Cada Mundial deja algo en evidencia dentro de las organizaciones: lo que no se dice durante el año, aparece sin filtro.
Las charlas de pasillo cambian, los grupos de chat se activan, aparecen rituales espontáneos. Lo que normalmente está más controlado o estructurado, se vuelve más humano.
Y ahí aparece una pregunta clave: ¿qué hace la organización con eso?
Porque el Mundial no “interrumpe” la dinámica laboral. En realidad, la expone. Muestra cómo son los vínculos, qué tan conectadas están las personas y cuánto espacio hay para lo compartido.
En culturas más rígidas, suele vivirse como ruido o distracción. En culturas más abiertas, en cambio, se transforma en una oportunidad.

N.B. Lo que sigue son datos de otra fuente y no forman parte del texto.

template <bool ZSEQ, bool PRE>
__global__ void __launch_bounds__(384, 3) attention_bx3_kernel(const float *__restrict__ qkv, float *__restrict__ out, int heads, int T,
                                                                float scale, int zsplit, float *__restrict__ part, int zseq,
                                                                const u32x4 *__restrict__ planes)
{
    __shared__ __attribute__((aligned(16))) unsigned short lds[2 * STAGE];
    const int bh = blockIdx.y;
    const int b = bh / heads, head = bh % heads;
    const float *qp = qkv + ((size_t)b * heads * 3 * D + (size_t)head * 3 * D) * T;
    const int ntiles = (T + KT - 1) / KT;
    const int nslice = ZSEQ ? zseq : zsplit;
    const int tps = 2 * (((T + 63) / 64 + nslice - 1) / nslice);
    const int it0 = ZSEQ ? 0 : blockIdx.z * tps, it1 = ZSEQ ? ntiles : min(ntiles, it0 + tps);

    if (__builtin_amdgcn_readfirstlane(threadIdx.x >> 6) >= 4) {
        if constexpr (PRE) {
            const int tid = threadIdx.x - 256;
            const __amdgpu_buffer_rsrc_t rs = __builtin_amdgcn_make_buffer_rsrc((void *)(planes + (size_t)bh * ntiles * TILE_CHUNKS), 0,
                                                                                  ntiles * TILE_CHUNKS * 16, 0x00020000);
            int ko[2], vo[2];
#pragma unroll
            for (int n = 0; n < 2; ++n) {
                const int j = tid + 128 * n;
                ko[n] = (j >> 3) * KP + 8 * (j & 7);
                vo[n] = 3 * KPLANE + (j >> 2) * VP + 8 * (j & 3);
            }
            u32x4 r[12];
            const auto load = [&](int it) {
#pragma unroll
                for (int i = 0; i < 12; ++i)
                    r[i] = __builtin_bit_cast(u32x4, __builtin_amdgcn_raw_buffer_load_b128(rs, tid * 16, (it * TILE_CHUNKS + 128 * i) * 16, 0));
            };
            const auto store = [&](int it) {
                unsigned short *st = lds + (it & 1) * STAGE;
#pragma unroll
                for (int i = 0; i < 6; ++i) {
                    *reinterpret_cast<u32x4 *>(st + (i >> 1) * KPLANE + ko[i & 1]) = r[i];
                    *reinterpret_cast<u32x4 *>(st + (i >> 1) * VPLANE + vo[i & 1]) = r[6 + i];
                }
            };
            if (it0 < it1) load(it0);
            for (int it = it0; it < it1; ++it) {
                store(it);
                if (it + 1 < it1) load(it + 1);
                __syncthreads();
            }
            return;
        }
        const int tid = threadIdx.x - 256;
        const __amdgpu_buffer_rsrc_t rs = __builtin_amdgcn_make_buffer_rsrc((void *)qp, 0, 3 * D * T * 4, 0x00020000);
        int ks[2], kg[2], koff[2], vg[2], vc[2], vkey[2], voff[2];
#pragma unroll
        for (int n = 0; n < 2; ++n) {
            const int idx = tid + 128 * n;
            ks[n] = idx & 31;
            kg[n] = idx >> 5;
            koff[n] = (8 * kg[n] * T + ks[n]) * 4;
            vg[n] = idx & 3;
            vc[n] = idx >> 2;
            vkey[n] = 16 * (vg[n] >> 1) + 4 * (vg[n] & 1);
            voff[n] = (vc[n] * T + vkey[n]) * 4;
        }
        float kr[2][8], vr[2][8];
        const auto load = [&](int it) {
            const int s0 = it * KT;
            if (s0 + KT <= T) {
#pragma unroll
                for (int n = 0; n < 2; ++n)
#pragma unroll
                    for (int e = 0; e < 8; ++e) {
                        kr[n][e] = __builtin_bit_cast(float, __builtin_amdgcn_raw_buffer_load_b32(rs, koff[n], (D * T + s0 + e * T) * 4, 0));
                        vr[n][e] = __builtin_bit_cast(float, __builtin_amdgcn_raw_buffer_load_b32(rs, voff[n], (2 * D * T + s0 + 8 * (e >> 2) + (e & 3)) * 4, 0));
                    }
            } else {
#pragma unroll
                for (int n = 0; n < 2; ++n)
#pragma unroll
                    for (int e = 0; e < 8; ++e) {
                        const int ko = s0 + ks[n] >= T ? 0x7fffffff : koff[n];
                        const int vo = s0 + vkey[n] + 8 * (e >> 2) + (e & 3) >= T ? 0x7fffffff : voff[n];
                        kr[n][e] = __builtin_bit_cast(float, __builtin_amdgcn_raw_buffer_load_b32(rs, ko, (D * T + s0 + e * T) * 4, 0));
                        vr[n][e] = __builtin_bit_cast(float, __builtin_amdgcn_raw_buffer_load_b32(rs, vo, (2 * D * T + s0 + 8 * (e >> 2) + (e & 3)) * 4, 0));
                    }
            }
        };
        const auto store = [&](int it) {
            unsigned short *st = lds + (it & 1) * STAGE;
#pragma unroll
            for (int n = 0; n < 2; ++n) {
                u32x4 hk[3], hv[3];
#pragma unroll
                for (int e = 0; e < 8; e += 2) {
                    const Split3 sk = split3(kr[n][e], kr[n][e + 1]), sv = split3(vr[n][e], vr[n][e + 1]);
#pragma unroll
                    for (int p = 0; p < 3; ++p) { hk[p][e / 2] = sk.h[p]; hv[p][e / 2] = sv.h[p]; }
                }
#pragma unroll
                for (int p = 0; p < 3; ++p) {
                    *reinterpret_cast<u32x4 *>(st + p * KPLANE + ks[n] * KP + 8 * kg[n]) = hk[p];
                    *reinterpret_cast<u32x4 *>(st + 3 * KPLANE + p * VPLANE + vc[n] * VP + 8 * vg[n]) = hv[p];
                }
            }
        };
        if (it0 < it1) load(it0);
        for (int it = it0; it < it1; ++it) {
            store(it);
            if (it + 1 < it1) load(it + 1);
            __syncthreads();
        }
        return;
    }

    const int tid = threadIdx.x, lane = tid & 63, wave = tid >> 6;
    const int l31 = lane & 31, lh = lane >> 5;
    const int t = blockIdx.x * 128 + wave * 32 + l31;
    u32x4 q[4][3];
#pragma unroll
    for (int kb = 0; kb < 4; ++kb) {
        float x[8];
#pragma unroll
        for (int e = 0; e < 8; ++e) x[e] = t < T ? qp[(size_t)(16 * kb + 8 * lh + e) * T + t] * (scale * scale) : 0.0f;
#pragma unroll
        for (int e = 0; e < 8; e += 2) {
            const Split3 s = split3(x[e], x[e + 1]);
#pragma unroll
            for (int p = 0; p < 3; ++p) q[kb][p][e / 2] = s.h[p];
        }
    }
    f32x16 o[2];
#pragma unroll
    for (int cb = 0; cb < 2; ++cb)
#pragma unroll
        for (int r = 0; r < 16; ++r) o[cb][r] = 0.0f;
    float m_run = -INFINITY, l_run = 0.0f;
    f32x16 num[ZSEQ ? 2 : 1];
    float M_all = -INFINITY, den = 0.0f;
#pragma unroll
    for (int cb = 0; cb < (ZSEQ ? 2 : 1); ++cb)
#pragma unroll
        for (int r = 0; r < 16; ++r) num[cb][r] = 0.0f;
    int slice_end = it0 + tps;
    u32x4 v[2][3] = {}, pp[2][3] = {};
    const auto reserve = [&]() {
        asm volatile("" ::"v"(v[0][0]), "v"(v[0][1]), "v"(v[0][2]), "v"(v[1][0]), "v"(v[1][1]), "v"(v[1][2]), "v"(pp[1][0]), "v"(pp[1][1]), "v"(pp[1][2]));
    };

    for (int it = it0; it < it1; ++it) {
        const int s0 = it * KT;
        __syncthreads();
        reserve();
        const unsigned short *st = lds + (it & 1) * STAGE;
        f32x16 sacc;
        u32x4 k[3];
        {
            const unsigned short *krow = st + l31 * KP + 8 * lh;
#pragma unroll
            for (int kb = 0; kb < 4; ++kb) {
#pragma unroll
                for (int p = 0; p < 3; ++p) k[p] = *reinterpret_cast<const u32x4 *>(krow + p * KPLANE + 16 * kb);
                sacc = kb == 0 ? mma6<true>(k, q[kb], sacc) : mma6<false>(k, q[kb], sacc);
            }
        }
        __builtin_amdgcn_sched_barrier(0);
        if (s0 + KT > T) {
#pragma unroll
            for (int r = 0; r < 16; ++r)
                if (s0 + crow(r, lh) >= T) sacc[r] = -INFINITY;
        }
        float mx = sacc[0];
#pragma unroll
        for (int r = 1; r < 16; ++r) mx = fmaxf(mx, sacc[r]);
        mx = halves_max(mx);
        const float m_new = fmaxf(m_run, mx);
        const float alpha = __builtin_amdgcn_exp2f((m_run - m_new) * LOG2E);
        float rs0 = 0.0f, rs1 = 0.0f;
#pragma unroll
        for (int r = 0; r < 16; r += 2) {
            sacc[r] = __builtin_amdgcn_exp2f((sacc[r] - m_new) * LOG2E);
            sacc[r + 1] = __builtin_amdgcn_exp2f((sacc[r + 1] - m_new) * LOG2E);
            rs0 += sacc[r];
            rs1 += sacc[r + 1];
        }
        const float rs = halves_sum(rs0 + rs1);
        asm volatile("" ::"v"(k[0]), "v"(k[1]), "v"(k[2]));
        l_run = l_run * alpha + rs;
        m_run = m_new;
        if (__any(alpha != 1.0f)) {
#pragma unroll
            for (int cb = 0; cb < 2; ++cb)
#pragma unroll
                for (int r = 0; r < 16; ++r) o[cb][r] *= alpha;
        }
#pragma unroll
        for (int kb = 0; kb < 2; ++kb)
#pragma unroll
            for (int e = 0; e < 8; e += 2) {
                const Split3 s = split3(sacc[8 * kb + e], sacc[8 * kb + e + 1]);
#pragma unroll
                for (int p = 0; p < 3; ++p) pp[kb][p][e / 2] = s.h[p];
            }
        __builtin_amdgcn_sched_barrier(0);
#pragma unroll
        for (int cb = 0; cb < 2; ++cb) {
            const unsigned short *vrow = st + 3 * KPLANE + (cb * 32 + l31) * VP + 8 * lh;
#pragma unroll
            for (int kb = 0; kb < 2; ++kb)
#pragma unroll
                for (int p = 0; p < 3; ++p) v[kb][p] = *reinterpret_cast<const u32x4 *>(vrow + p * VPLANE + 16 * kb);
#pragma unroll
            for (int kb = 0; kb < 2; ++kb) o[cb] = mma6<false>(v[kb], pp[kb], o[cb]);
        }
        __builtin_amdgcn_sched_barrier(0);
        if constexpr (ZSEQ) if (it + 1 == slice_end || it + 1 == it1) {
            const SliceWeights w = slice_weights(M_all, m_run);
            den = slice_fold(den, l_run, w);
#pragma unroll
            for (int cb = 0; cb < 2; ++cb)
#pragma unroll
                for (int r = 0; r < 16; ++r) { num[cb][r] = slice_fold(num[cb][r], o[cb][r], w); o[cb][r] = 0.0f; }
            m_run = -INFINITY;
            l_run = 0.0f;
            slice_end += tps;
        }
    }
    if (t >= T) { reserve(); return; }
    if (zsplit > 1) {
        float *pq = part + ((size_t)blockIdx.z * gridDim.y + bh) * (D + 2) * T;
#pragma unroll
        for (int cb = 0; cb < 2; ++cb)
#pragma unroll
            for (int r = 0; r < 16; ++r) pq[(size_t)(cb * 32 + crow(r, lh)) * T + t] = o[cb][r];
        if (lh == 0) { pq[(size_t)D * T + t] = m_run; pq[(size_t)(D + 1) * T + t] = l_run; }
        reserve();
        return;
    }
    float *op = out + ((size_t)b * heads * D + (size_t)head * D) * T;
    const float inv = 1.0f / (ZSEQ ? den : l_run);
#pragma unroll
    for (int cb = 0; cb < 2; ++cb)
#pragma unroll
        for (int r = 0; r < 16; ++r) op[(size_t)(cb * 32 + crow(r, lh)) * T + t] = (ZSEQ ? num[ZSEQ ? cb : 0][r] : o[cb][r]) * inv;
    reserve();
}

}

Como señala Sergio Bustamante Godoy, Gerente de Personas y Cultura de énfasis: “Estos momentos no se diseñan, se interpretan. El Mundial ya activa algo en las personas; el rol de la organización es no arruinarlo… y, si puede, amplificarlo”.
Las organizaciones que entienden esto no fuerzan el entusiasmo: lo canalizan. Y en ese gesto, construyen cercanía, confianza y pertenencia de una manera mucho más genuina.
Porque, en definitiva, no se trata del Mundial. Se trata de qué hace la cultura cuando nadie la está mirando.